Flight Centre – Valuation Review

Flight Centre Travel Group is under Algo Engine buy conditions and is a current holding in the ASX 100 model.

It is, however, in negative returns. We hold 38 stocks in the ASX100 model, with only two names showing negative returns. AGL down 1.15% and FLT down 17%. Otherwise, all holdings are performing positively.

So, can FLT recover from here? Flight Centre is on track to deliver within the FY19 guidance range of $335-360mn in earnings before tax. This places the stock on 18x earnings and 3.8% yield.

We see technical support at sub $40 and are sellers into the high $40 price range.

S&P500 – Technical Review

The S&P500 and Dow Jones indices are under sell conditions and we’ve now had a close below the first of the short-term momentum indicators in both indices.

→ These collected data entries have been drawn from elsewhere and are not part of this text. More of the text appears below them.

template <bool SQUARE>
__global__ void __launch_bounds__(CONV_THREADS, 1) conv_tc_kernel(const __grid_constant__ ConvParams p,
                                                                  const __grid_constant__ ConvMaps maps) {
  constexpr int ASM = CONV_AS_MAX, BSM = CONV_BS_MAX;
  const int AS = p.as;
  const int BS = p.bs;
  extern __shared__ __align__(128) uint8_t smem[];
  const int warp = __shfl_sync(0xffffffffu, (int)(threadIdx.x >> 5), 0);
  const int lane = threadIdx.x & 31;
  const int a_bytes = p.a_stage;

  uint8_t* bring = smem + AS * a_bytes;
  uint8_t* stg = bring + BS * CONV_B_SLOT;
  uint8_t* ctrl = stg + CONV_STAGING;
  uint64_t* bars = reinterpret_cast<uint64_t*>(ctrl);
  const uint32_t smem_base = smem_u32(smem);
  const uint32_t bring_base = smem_u32(bring);
  const uint32_t bar_fullA = smem_u32(bars);
  const uint32_t bar_readyA = smem_u32(bars + ASM);
  const uint32_t bar_emptyA = smem_u32(bars + 2 * ASM);
  const uint32_t bar_fullB = smem_u32(bars + 3 * ASM);
  const uint32_t bar_emptyB = smem_u32(bars + 3 * ASM + BSM);
  static_assert((3 * ASM + 2 * BSM) * 8 <= 1024, "barrier block overflows");

  if (warp == 1 && lane == 0) {
    for (int s = 0; s < AS; ++s) {
      mbar_init(bar_fullA + 8 * s, 1);
      mbar_init(bar_readyA + 8 * s, CONV_XF_THREADS / 32);
      mbar_init(bar_emptyA + 8 * s, 8);
    }
    for (int s = 0; s < BS; ++s) {
      mbar_init(bar_fullB + 8 * s, 1);
      mbar_init(bar_emptyB + 8 * s, 8);
    }
    mbar_fence_init();
  }
  __syncthreads();

  asm volatile("griddepcontrol.launch_dependents;" ::: "memory");
  if (warp != 1) asm volatile("griddepcontrol.wait;" ::: "memory");

  if (warp == 0) {
    int stage = 0;
    uint32_t phase = 0;
    for (int w = blockIdx.x; w < p.total_work; w += gridDim.x) {
      const WorkItem wi = decode_work(p, w);
      for (int s = 0; s < p.nseg; ++s) {
        const ConvSeg& sg = p.seg[s];
        const uint32_t row_bytes = (uint32_t)window_pixels(p, sg, wi.G) * 16u;
        for (int ks = 0; ks < sg.ksteps; ++ks) {
          const uint32_t full = bar_fullA + 8 * stage;
          if (lane == 0) {
            mbar_wait(bar_emptyA + 8 * stage, phase ^ 1);
            mbar_arrive_expect_tx(full, 2u * row_bytes);
          }
          __syncwarp();
          const long long plane = (long long)(2 * ks + (lane & 1)) * p.PL;
          if (p.tile2d) {
            if (lane == 0)
              tensor_g2s_4d(smem_base + stage * a_bytes, &maps.src[s], 8 * (wi.c0 - sg.hl), wi.r0 - sg.ht, 2 * ks, wi.n, full);
          } else if (!p.pack) {
            const int pix0 = p.lead + wi.m0 - sg.ht * p.Wp - sg.hl;
            if (lane < 2)
              bulk_g2s(smem_base + stage * a_bytes + (uint32_t)lane * row_bytes,
                       sg.src + (long long)wi.n * sg.img_stride + (plane + pix0) * 8, row_bytes, full);
          } else {
            const int g = lane >> 1, lead_px = sg.ht * p.Wp + sg.hl, trail_px = sg.hb * p.Wp + sg.hr;
            const int cnt = CONV_TM + (g == 0 ? lead_px : 0) + (g == wi.G - 1 ? trail_px : 0);
            const int doff = (g == 0) ? 0 : lead_px + g * CONV_TM;
            const int pix0 = p.lead - (g == 0 ? lead_px : 0);
            if (g < wi.G && lane < 2 * CONV_MAXG)
              bulk_g2s(smem_base + stage * a_bytes + (uint32_t)(lane & 1) * row_bytes + (uint32_t)doff * 16u,
                       sg.src + (long long)(wi.n + g) * sg.img_stride + (plane + pix0) * 8, (uint32_t)cnt * 16u, full);
          }
          if (++stage == AS) { stage = 0; phase ^= 1; }
        }
      }
    }
  } else if (warp == 1) {
    if (lane == 0) {
      int stage = 0;
      uint32_t phase = 0;
      for (int w = blockIdx.x; w < p.total_work; w += gridDim.x) {
        const int ntile = w % p.ntiles_n;
        for (int s = 0; s < p.nseg; ++s) {
          const ConvSeg& sg = p.seg[s];
          const char* src = reinterpret_cast<const char*>(sg.wpack + (long long)ntile * sg.wtile_stride);
          for (int ks = 0; ks < sg.ksteps; ++ks) {
            for (int t0 = 0; t0 < sg.ntaps; t0 += CONV_BT) {
              const uint32_t bytes = (uint32_t)min(CONV_BT, sg.ntaps - t0) * CONV_B_TAP;
              mbar_wait(bar_emptyB + 8 * stage, phase ^ 1);
              if (p.dbg & 32) {
                mbar_arrive(bar_fullB + 8 * stage);
              } else {
                mbar_arrive_expect_tx(bar_fullB + 8 * stage, bytes);
                bulk_g2s(bring_base + stage * CONV_B_SLOT, src, bytes, bar_fullB + 8 * stage);
              }
              src += bytes;
              if (++stage == BS) { stage = 0; phase ^= 1; }
            }
          }
        }
      }
    }
  } else if (warp >= 4) {
    const int cw = (warp - 4) >> 2, wq = warp & 3, tid = threadIdx.x & 127;
    const uint32_t stg_w = smem_u32(stg) + (uint32_t)(cw * CONV_STG_WG);
    const uint32_t st_addr = stg_w + (uint32_t)((2 * wq + ((lane >> 3) & 1)) * CONV_SPLANE + (8 * (lane >> 4) + (lane & 7)) * 16);
    const Geom og = make_geom(p.N, p.up2 ? 2 * p.H : p.H, p.up2 ? 2 * p.W : p.W);
    const long long out_img_stride = (long long)(p.cout >> 3) * og.PL * 8;
    const int hw_end = p.H * p.Wp;
    const bool do_stats = p.stats != nullptr;
    const bool issuer = tid < 8 * CONV_MAXG;
    float acc[CONV_MAXG * CONV_TM / 2];
    int sa = 0, sb = 0;
    uint32_t pa = 0, pb = 0;
    for (int w = blockIdx.x; w < p.total_work; w += gridDim.x) {
      const WorkItem wi = decode_work(p, w);
#pragma unroll
      for (int i = 0; i < CONV_MAXG * CONV_TM / 2; ++i) acc[i] = 0.f;
      int pend_b = -1, pend_a = -1;
      auto release = [&]() {
        __syncwarp();
        if (lane == 0) {
          if (pend_b >= 0) mbar_arrive(bar_emptyB + 8 * pend_b);
          if (pend_a >= 0) mbar_arrive(bar_emptyA + 8 * pend_a);
        }
      };
      for (int s = 0, ks = 0; s < p.nseg;) {
        const ConvSeg& sg = p.seg[s];
        const uint32_t xlbo = (uint32_t)window_pixels(p, sg, wi.G) * 16u;
        const uint32_t xsbo = p.tile2d ? (uint32_t)window_pitch(p, sg) * 16u : 128u;
        const int ntaps = sg.ntaps;
        mbar_wait(bar_readyA + 8 * sa, pa);
        const uint32_t abase = smem_base + sa * a_bytes;
        for (int t0 = 0; t0 < ntaps; t0 += CONV_BT) {
          mbar_wait(bar_fullB + 8 * sb, pb);
          const uint32_t bbase = bring_base + sb * CONV_B_SLOT + (uint32_t)(cw * 1024);
          const int nt = min(CONV_BT, ntaps - t0);
          wgmma_fence();
          for (int t = 0; t < nt; ++t) {
            const uint64_t wdesc = gmma_desc(bbase + (uint32_t)t * CONV_B_TAP, (CONV_NT / 8) * 128, 128);
            const uint64_t xdesc = gmma_desc(abase + (uint32_t)sg.aoff[t0 + t] * 16u, xlbo, xsbo);
            if constexpr (SQUARE) {
              wgmma_m64n128k16_x2(acc, wdesc, xdesc, xdesc + (128u >> 4));
            } else if (wi.G == 2) {
              wgmma_m64n256k16<0, 0>(acc, wdesc, xdesc);
            } else {
              wgmma_m64n128k16<0, 0>(acc, wdesc, xdesc);
            }
          }
          wgmma_commit();
          wgmma_wait<1>();
          release();
          pend_b = sb;
          pend_a = (t0 + CONV_BT >= ntaps) ? sa : -1;
          if (++sb == BS) { sb = 0; pb ^= 1; }
        }
        if (++sa == AS) { sa = 0; pa ^= 1; }
        if (++ks == sg.ksteps) { ks = 0; ++s; }
      }
      wgmma_wait<0>();
      release();

      if (issuer) bulk_wait_read_all();
      named_bar_sync(1 + cw, 128);
      if (!(p.dbg & 8)) {
        float ssum[2] = {0.f, 0.f}, ssq[2] = {0.f, 0.f};
#pragma unroll
        for (int g = 0; g < CONV_MAXG; ++g) {
          if (g < wi.G) {
            const int n = p.pack ? wi.n + g : wi.n;
            float bias[2];
#pragma unroll
            for (int h = 0; h < 2; ++h) {
              const int c = wi.ntile * CONV_NT + cw * 64 + wq * 16 + 8 * h + (lane >> 2);
              bias[h] = p.bias ? __ldg(p.bias + c) : 0.f;
              if (p.temb) bias[h] += __ldg(p.temb + (long long)n * p.temb_stride + c);
            }
            int m = (p.pack ? 0 : wi.m0 + g * CONV_TM) + 2 * (lane & 3);
            int col = m % p.Wp;
#pragma unroll
            for (int k = 0; k < CONV_TM / 16; ++k) {
              uint32_t pk[4];
#pragma unroll
              for (int u = 0; u < 2; ++u) {
                const int col1 = (col + 1 == p.Wp) ? 0 : col + 1;
                const bool v0 = p.tile2d || (m < hw_end && col < p.W), v1 = p.tile2d || (m + 1 < hw_end && col1 < p.W);
#pragma unroll
                for (int h = 0; h < 2; ++h) {
                  const int j = g * (CONV_TM / 8) + 2 * k + u;
                  const float a0 = v0 ? acc[4 * j + 2 * h] + bias[h] : 0.f;
                  const float a1 = v1 ? acc[4 * j + 2 * h + 1] + bias[h] : 0.f;
                  ssum[h] += a0 + a1;
                  ssq[h] = fmaf(a0, a0, fmaf(a1, a1, ssq[h]));
                  pk[2 * u + h] = pack_bf16x2(a0, a1);
                }
                m += 8;
                col += 8;
                while (col >= p.Wp) col -= p.Wp;
              }
              stmatrix_x4_trans(st_addr + (uint32_t)((g * CONV_TM + 16 * k) * 16), pk[0], pk[1], pk[2], pk[3]);
            }
            if (do_stats && (p.pack || g == wi.G - 1)) {
#pragma unroll
              for (int h = 0; h < 2; ++h) {
                float s1 = ssum[h], s2 = ssq[h];
#pragma unroll
                for (int o = 1; o < 16; o <<= 1) {
                  s1 += __shfl_xor_sync(0xffffffffu, s1, o);
                  s2 += __shfl_xor_sync(0xffffffffu, s2, o);
                }
                if ((lane & 15) == 0) {
                  const int c = wi.ntile * CONV_NT + cw * 64 + wq * 16 + 8 * h + (lane >> 2);
                  stat_t* sdst = p.stats + ((long long)n * (p.cout >> 2) + (c >> 2)) * 2;
                  atomicAdd(sdst, (stat_t)s1);
                  atomicAdd(sdst + 1, (stat_t)s2);
                }
                ssum[h] = 0.f;
                ssq[h] = 0.f;
              }
            }
          }
        }
      }
      if (p.tile2d) {
        fence_proxy_async_smem();
        named_bar_sync(1 + cw, 128);
        if (SQUARE) {
          const int g = tid >> 3, pl = tid & 7;
          if (issuer && !(p.dbg & 2)) {
            const uint32_t src = stg_w + (uint32_t)(pl * CONV_SPLANE + g * CONV_TM * 16);
            const int c = wi.c0 + 8 * g, plane = wi.ntile * 16 + cw * 8 + pl;
            if (p.up2) tensor_s2g_5d(&maps.out, 0, c, wi.r0, plane, wi.n, src);
            else       tensor_s2g_4d(&maps.out, 8 * c, wi.r0, plane, wi.n, src);
            bulk_commit();
          }
        } else if (tid == 0 && !(p.dbg & 2)) {
          tensor_s2g_4d(&maps.out, 8 * wi.c0, wi.r0, wi.ntile * 16 + cw * 8, wi.n, stg_w);
          bulk_commit();
        }
      } else if (!p.up2) {
        fence_proxy_async_smem();
        named_bar_sync(1 + cw, 128);
        const int g = tid >> 3, pl = tid & 7;
        if (issuer && g < wi.G && !(p.dbg & 2)) {
          const int n = p.pack ? wi.n + g : wi.n;
          bulk_s2g(p.out + (long long)n * out_img_stride + (long long)(wi.ntile * 16 + cw * 8 + pl) * og.PL * 8 +
                       (long long)(p.lead + (p.pack ? 0 : wi.m0 + CONV_TM * g)) * 8,
                   stg_w + (uint32_t)(pl * CONV_SPLANE + g * CONV_TM * 16), (uint32_t)CONV_TM * 16u);
          bulk_commit();
        }
      } else {
        named_bar_sync(1 + cw, 128);
        const int npx = wi.G * CONV_TM;
        for (int i = tid; i < 8 * npx && !(p.dbg & 2); i += 128) {
          const int pl = i / npx, px = i - pl * npx, g = px >> 7;
          const int m = p.pack ? px & (CONV_TM - 1) : wi.m0 + px;
          const int hh = m / p.Wp, ww = m - hh * p.Wp;
          if (m < hw_end && ww < p.W) {
            const int n = p.pack ? wi.n + g : wi.n;
            const uint4 o = *reinterpret_cast<const uint4*>(stg + cw * CONV_STG_WG + pl * CONV_SPLANE + px * 16);
            *reinterpret_cast<uint4*>(p.out + (long long)n * out_img_stride + (long long)(wi.ntile * 16 + cw * 8 + pl) * og.PL * 8 +
                                      (long long)(og.lead + (2 * hh + p.oy) * og.Wp + 2 * ww + p.ox) * 8) = o;
          }
        }
      }
    }
    if (issuer) bulk_wait_all();
  } else {
    const int tidx = (warp - 2) * 32 + lane;
    int stage = 0;
    uint32_t phase = 0;
    for (int w = blockIdx.x; w < p.total_work; w += gridDim.x) {
      const WorkItem wi = decode_work(p, w);
      for (int s = 0; s < p.nseg; ++s) {
        const ConvSeg& sg = p.seg[s];
        const int npix = window_pixels(p, sg, wi.G);
        const int pitch = window_pitch(p, sg);
        const float2* ssn = sg.ss ? sg.ss + (long long)wi.n * sg.ss_stride : nullptr;
        const int cbase = p.tile2d ? wi.c0 - sg.hl : 0;
        int row0, col0;
        if (p.tile2d) {
          row0 = wi.r0 - sg.ht + tidx / pitch;
          col0 = tidx - (tidx / pitch) * pitch;
        } else {
          const int m_first = wi.m0 - sg.ht * p.Wp - sg.hl + tidx;
          row0 = (m_first >= 0) ? m_first / p.Wp : -1 - ((-1 - m_first) / p.Wp);
          col0 = m_first - row0 * p.Wp;
        }
        const int drow = CONV_XF_THREADS / pitch;
        const int dcol = CONV_XF_THREADS - drow * pitch;
        const bool silu = sg.silu != 0;
        for (int ks = 0; ks < sg.ksteps; ++ks) {
          f32x2_t sc0[4], sh0[4], sc1[4], sh1[4];
          if (ssn && !p.pack) {
            const float4* sp = reinterpret_cast<const float4*>(ssn + ks * 16);
            const float hs = silu ? 0.5f : 1.0f;
#pragma unroll
            for (int e = 0; e < 4; ++e) {
              const float4 a = __ldg(sp + e), b = __ldg(sp + 4 + e);
              sc0[e] = f2_pack(a.x * hs, a.z * hs); sh0[e] = f2_pack(a.y * hs, a.w * hs);
              sc1[e] = f2_pack(b.x * hs, b.z * hs); sh1[e] = f2_pack(b.y * hs, b.w * hs);
            }
          }
          mbar_wait(bar_fullA + 8 * stage, phase);
          if (ssn && p.pack && !(p.dbg & 64)) {
            uint4* base = reinterpret_cast<uint4*>(smem + stage * a_bytes);
            const int lead_px = sg.ht * p.Wp + sg.hl, hw = p.H * p.Wp;
            const float hs = silu ? 0.5f : 1.0f;
            for (int g = 0; g < wi.G; ++g) {
              const float4* sp = reinterpret_cast<const float4*>(ssn + (long long)g * sg.ss_stride + ks * 16);
#pragma unroll
              for (int e = 0; e < 4; ++e) {
                const float4 a = __ldg(sp + e), b = __ldg(sp + 4 + e);
                sc0[e] = f2_pack(a.x * hs, a.z * hs); sh0[e] = f2_pack(a.y * hs, a.w * hs);
                sc1[e] = f2_pack(b.x * hs, b.z * hs); sh1[e] = f2_pack(b.y * hs, b.w * hs);
              }
              for (int m = tidx; m < hw; m += CONV_XF_THREADS) {
                const int r = m / p.Wp;
                const int px = lead_px + g * CONV_TM + m;
                uint4 a = make_uint4(0, 0, 0, 0), b = make_uint4(0, 0, 0, 0);
                if (m - r * p.Wp < p.W) {
                  a = base[px];
                  b = base[npix + px];
                  if (silu) { a = xform_vec<true>(a, sc0, sh0); b = xform_vec<true>(b, sc1, sh1); }
                  else      { a = xform_vec<false>(a, sc0, sh0); b = xform_vec<false>(b, sc1, sh1); }
                }
                base[px] = a;
                base[npix + px] = b;
              }
            }
            fence_proxy_async_smem();
          } else if (ssn && !(p.dbg & 64)) {
            uint4* base = reinterpret_cast<uint4*>(smem + stage * a_bytes);
            int row = row0, col = col0;
            for (int px = tidx; px < npix; px += CONV_XF_THREADS) {
              const bool valid = (row >= 0) && (row < p.H) && ((unsigned)(cbase + col) < (unsigned)p.W);
              uint4 a = make_uint4(0, 0, 0, 0), b = make_uint4(0, 0, 0, 0);
              if (valid) {
                a = base[px];
                b = base[npix + px];
                if (silu) { a = xform_vec<true>(a, sc0, sh0); b = xform_vec<true>(b, sc1, sh1); }
                else      { a = xform_vec<false>(a, sc0, sh0); b = xform_vec<false>(b, sc1, sh1); }
              }
              base[px] = a;
              base[npix + px] = b;
              row += drow; col += dcol;
              if (col >= pitch) { col -= pitch; ++row; }
            }
            fence_proxy_async_smem();
          }
          __syncwarp();
          if (lane == 0) mbar_arrive(bar_readyA + 8 * stage);
          if (++stage == AS) { stage = 0; phase ^= 1; }
        }
      }
    }
  }

  if (p.fin.ss) __threadfence();
  __syncthreads();

  if (p.fin.ss) {
    __shared__ unsigned s_last;
    if (threadIdx.x == 0) {
      __threadfence();
      s_last = (atomicAdd(p.fin.counter, 1u) == gridDim.x - 1) ? 1u : 0u;
    }
    __syncthreads();
    if (s_last) {
      __threadfence();
      const ConvGnFin& f = p.fin;
      const int Ct = f.C[0] + f.C[1], cpg = Ct / f.groups;
      float* gmean = reinterpret_cast<float*>(smem);
      float* grstd = gmean + p.N * f.groups;
      const double cnt = (double)cpg * (double)f.HW;
      for (int i = threadIdx.x; i < p.N * f.groups; i += CONV_THREADS) {
        const int n = i / f.groups, gi = i - n * f.groups;
        double sm = 0., sq = 0.;
        for (int c0 = gi * cpg; c0 < (gi + 1) * cpg; c0 += 32) {
          double2 v[8];
#pragma unroll
          for (int k = 0; k < 8; ++k) {
            const int c = c0 + 4 * k;
            v[k] = make_double2(0., 0.);
            if (c < (gi + 1) * cpg) {
              const stat_t* st = (c < f.C[0]) ? f.stats[0] + ((long long)n * (f.C[0] >> 2) + (c >> 2)) * 2
                                              : f.stats[1] + ((long long)n * (f.C[1] >> 2) + ((c - f.C[0]) >> 2)) * 2;
              v[k] = __ldcg(reinterpret_cast<const double2*>(st));
            }
          }
#pragma unroll
          for (int k = 0; k < 8; ++k) { sm += v[k].x; sq += v[k].y; }
        }
        const double mean = sm / cnt;
        gmean[i] = (float)mean;
        grstd[i] = (float)(1.0 / sqrt(fmax(sq / cnt - mean * mean, 0.) + (double)f.eps));
      }
      __syncthreads();
      {
        const int total = p.N * Ct;
        const int dn = CONV_THREADS / Ct, dc = CONV_THREADS - dn * Ct;
        const float inv_cpg = 1.0f / (float)cpg;
        int i = threadIdx.x;
        int n = i / Ct, c = i - n * Ct;
        for (; i < total; i += CONV_THREADS) {
          const int gi = n * f.groups + (int)(((float)c + 0.5f) * inv_cpg);
          const float sc = __ldg(f.gamma + c) * grstd[gi];
          f.ss[i] = make_float2(sc, __ldg(f.beta + c) - gmean[gi] * sc);
          n += dn;
          c += dc;
          if (c >= Ct) { c -= Ct; ++n; }
        }
      }
      if (threadIdx.x == 0) *f.counter = 0u;
    }
  }
}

The NASDAQ shows greater relative strength and remains under buy conditions, although we’re beginning to see deterioration in some of the  market “favorites” such as Netflix, Tesla & Nvidia.

 

BHP – Valuation Review

BHP Group is trading near fair value and investors should consider selling $42.18 Euro call options into Sept, to add to the cash flow returns.

The highlight of the June quarter production update was petroleum volumes outpacing estimates. Iron ore and copper were in line, while coal disappointed.

FY20 revenue is forecast to be $46bn and net profit $12bn, supporting a 5.5% yield.

The surging iron ore prices creates the potential for BHP to announce a special dividend when it reports its full year result next month.

 

 

 

We prefer BHP over RIO

Rio Tinto reported their June quarter production which was in line with market consensus.

If we assume a slight softening in Iron Ore prices next year, (back below US$100 per tonne), RIO will produce $45bn in FY20 revenue and generate EBITDA of $20bn. Underlying reported FY20 profit will be $10bn, which will sustain a 5.5% yield based on dividends per share of $4.50.

Within the resource space, we continue to prefer BHP over RIO and within the energy complex WPL and ORG.

We also like the look of Oz Minerals.

 

 

Earnings Season is Underway

This week we have the resource companies providing production guidance. With OSH and RIO today, BHP Wednesday, S32 and WPL on Thursday.

Next Wednesday we have ILU, followed by FMG on Thursday.

We also have earnings season starting and of interest will be CIMIC 1H19 earnings tomorrow. RMD on Friday 26th July and RIO’s half year earnings on the 1st August.

By the first week of August we’re in full swing with earnings season and i’ll look to update opportunities on the blog, ahead of the earnings results.

Graph – XJO ASX 200

 

 

 

 

 

 

CIMIC Reports 1H19 Earnings

Cimic Group reports 1H19 earnings tomorrow and the market is looking for  NPAT of $390m.

Full year NPAT should maintain within guidance at $790m to $830m.

The CIMIC share price has been trading at the lower end of the valuation band following allegations of creative accounting. CIMIC has pushed back against the claim and maintained that their accounts meet the required auditing standards.

We’ll wait to see what’s in tomorrow’s result, but we continue to like the industry thematic in which CIMIC operates. We expect CIMIC to report a strong net cash position of $1.4bn+.

Based on FY20 earnings we have CIMIC trading on a forward yield of 4%.

 

 

GrainCorp Limited – MaltCo divestment

GrainCorp is a current holding in our ASX100 model portfolio.

We continue to follow the developments regarding the demerger or divestment of the MaltCo entity from the main Graincorp listed business. Either outcome is likely to unlock value for Graincorp shareholders.

GrainCorp’s proposed MaltCo would be the world’s fourth-largest independent maltster with assets in Australia, the United States, Canada and Britain. It made $170 million EBITDA in the 2018 financial year.

We see upside potential for the GNC share price supported by a share buy-back or capital return in early 2020.

Evolution – June Quarter Results

Evolution Mining reported June quarter production in-line with market estimates and FY20 guidance remains flat at $725koz – $ 775koz.

The reversal in yesterday’s share price action can be attributed to flat production growth and higher operating expenses. FY20 all-in costs increase by 5% to A$890 – $915oz.

Production capex increases to support development at Cowal and Mt Calton.

We have EVN trading on 3% forward yield and continue to see opportunities for NST, EVN, OGC and GOR within the gold space.